@@ -447,12 +456,29 @@
         self._compose_indices, self._compose_rois, self._compose_cams = indices, rois, ccams
         return btype, bands
 
-    def stage_compose(self, frames, indices, prepared=None):
+    def _compose_frames(self, frames):
+        eng = self.engine
+        rois, g = self._compose_rois, self._geom
+        mine = [i for i in self.my_frames if i in rois]
+        cframes = {i: eng.resize_frame(frames[i], g.compose_scale) for i in mine} if g.size != tuple(self.frame_size) else frames
+        return mine, cframes
+
+    def stage_compose_warp(self, frames):
+        rois, ccams = self._compose_rois, self._compose_cams
+        mine, cframes = self._compose_frames(frames)
+        if not mine:
+            return False
+        self.engine.warp_stage_many([cframes[i] for i in mine], [ccams[i] for i in mine], [rois[i] for i in mine])
+        return True
+
+    def stage_compose(self, frames, indices, prepared=None, staged=False):
         eng = self.engine
         btype, bands = prepared if prepared is not None else self.stage_compose_prepare(indices)
-        rois, ccams, g = self._compose_rois, self._compose_cams, self._geom
-        mine = [i for i in self.my_frames if i in rois]
-        cframes = {i: eng.resize_frame(frames[i], g.compose_scale) for i in mine} if g.size != tuple(self.frame_size) else frames
+        if staged:
+            eng.feed_staged()
+            return btype, bands
+        rois, ccams = self._compose_rois, self._compose_cams
+        mine, cframes = self._compose_frames(frames)
         if self.seam_needed:
             marks = getattr(self, "marks", None)
             if marks is not None:
@@ -605,12 +631,12 @@
             return False
         return True
 
-    def _compose_on_side_stream(self, frames, indices, prepared=None):
+    def _compose_on_side_stream(self, frames, indices, prepared=None, staged=False):
         eng = self.engine
         if getattr(eng, "compose_stream", None) is None:
-            return self.stage_compose(frames, indices, prepared)
+            return self.stage_compose(frames, indices, prepared, staged)
         with torch.cuda.stream(eng.compose_stream):
-            return self.stage_compose(frames, indices, prepared)
+            return self.stage_compose(frames, indices, prepared, staged)
 
     def run(self, frames):
         marks = self.marks = [("start", time.perf_counter())] if os.environ.get("MIS_JOB_TRACE") else None
@@ -629,14 +655,19 @@
         if spec:
             finder = getattr(self.engine, "finder", None)
             box0 = {}
+            hooked = hasattr(finder, "on_enqueued") and len(self.my_frames) > 0
+            early_warp = hooked and not self.seam_needed and hasattr(finder, "batch_fence") and hasattr(self.engine, "warp_stage_many")
 
             def prep():
                 try:
                     with torch.cuda.stream(self.engine.compose_stream):
                         box0["p"] = self.stage_compose_prepare(list(range(self.n)))
+                        if early_warp:
+                            self.engine.compose_after_features()
+                            box0["staged"] = self.stage_compose_warp(frames)
+                            mark("compose: warps enqueued")
                 except BaseException as e:
                     box0["e"] = e
-            hooked = hasattr(finder, "on_enqueued") and len(self.my_frames) > 0
             if hooked:
                 finder.on_enqueued(prep)
             else:
@@ -650,7 +681,7 @@
                 prep()
             if "e" in box0:
                 raise box0["e"]
-            prepared = box0["p"]
+            prepared, staged = box0["p"], box0.get("staged", False)
             feats = self.stage_gather(local)
         else:
             feats = self.stage_gather(self.stage_features(frames))
@@ -669,7 +700,7 @@
                     if fence is not None:
                         self.engine.compose_after_knn(fence)
                     mark("compose: fence passed")
-                    box["r"] = self._compose_on_side_stream(frames, everyone, prepared)
+                    box["r"] = self._compose_on_side_stream(frames, everyone, prepared, staged)
                     mark("compose: enqueued")
                     if solo:
                         with torch.cuda.stream(self.engine.compose_stream):
diff --git a/image_stitching_amd/stitching.py b/image_stitching_amd/stitching.py
--- a/image_stitching_amd/stitching.py
+++ b/image_stitching_amd/stitching.py
@@ -496,16 +496,24 @@
         x, y, w, h = result_roi(corners, sizes)
         self._size = (w, h)
 
-    def compose_frames(self, frames, scale, cameras, rois, kind=capi.WARP_SPHERICAL):
+    def _compose_call(self, entry, frames, scale, cameras, rois, kind):
         n = len(frames)
-        if n == 0:
-            return
         arr = (capi.MisImage * n)(*[as_image(f) for f in frames])
         Ks = np.ascontiguousarray(np.stack([np.asarray(c["K"], np.float32).reshape(9) for c in cameras]))
         Rs = np.ascontiguousarray(np.stack([np.asarray(c["R"], np.float32).reshape(9) for c in cameras]))
         rr = (capi.MisRect * n)(*[capi.MisRect(int(r[0]), int(r[1]), int(r[2]), int(r[3])) for r in rois])
-        self.ctx.check(self.ctx.lib.mis_compose_frames_kind(self.h, int(kind), arr, n, float(scale), Ks.ctypes.data_as(C.c_void_p),
-                                                            Rs.ctypes.data_as(C.c_void_p), rr))
+        self.ctx.check(entry(self.h, int(kind), arr, n, float(scale), Ks.ctypes.data_as(C.c_void_p), Rs.ctypes.data_as(C.c_void_p), rr))
+
+    def compose_frames(self, frames, scale, cameras, rois, kind=capi.WARP_SPHERICAL):
+        if len(frames) == 0:
+            return
+        self._compose_call(self.ctx.lib.mis_compose_frames_kind, frames, scale, cameras, rois, kind)
+
+    def compose_warp(self, frames, scale, cameras, rois, kind=capi.WARP_SPHERICAL):
+        self._compose_call(self.ctx.lib.mis_compose_warp_kind, frames, scale, cameras, rois, kind)
+
+    def compose_feed_staged(self):
+        self.ctx.check(self.ctx.lib.mis_compose_feed_staged(self.h))
 
     def feed(self, img, mask, tl):
         i, m = as_image(img), as_image(mask)
@@ -669,6 +677,9 @@
         fn, self._enqueued_fn = getattr(self, "_enqueued_fn", None), None
         if fn is not None:
             fn()
+
+    def batch_fence(self, stream):
+        self.ctx.check(self.ctx.lib.mis_orb_batch_fence(self.h, C.c_void_p(getattr(stream, "value", stream))))
 
     def detect_batch(self, imgs):
         n = len(imgs)
diff --git a/include/mistitch.h b/include/mistitch.h
--- a/include/mistitch.h
+++ b/include/mistitch.h
@@ -78,6 +78,7 @@
 int mis_orb_detect(MisOrb* orb, const MisImage* bgr, MisFeatures* out);
 int mis_orb_detect_batch(MisOrb* orb, const MisImage* bgr, int n_images, MisFeatures* out);
 int mis_orb_on_enqueued(MisOrb* orb, void (*fn)(void*), void* user);
+int mis_orb_batch_fence(MisOrb* orb, void* stream);
 int mis_features_download(MisContext* ctx, const MisFeatures* f, MisKeyPoint* kps_host, void* desc_host);
 int mis_features_upload(MisContext* ctx, int img_w, int img_h, int n, const MisKeyPoint* kps_host,
                         const void* desc_host, int desc_cols, int desc_dtype, MisFeatures* out);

──────

Scan the listing above and identify each line holding the string "stack"; copy every such line.

- The completed task:
         Ks = np.ascontiguousarray(np.stack([np.asarray(c["K"], np.float32).reshape(9) for c in cameras]))
         Rs = np.ascontiguousarray(np.stack([np.asarray(c["R"], np.float32).reshape(9) for c in cameras]))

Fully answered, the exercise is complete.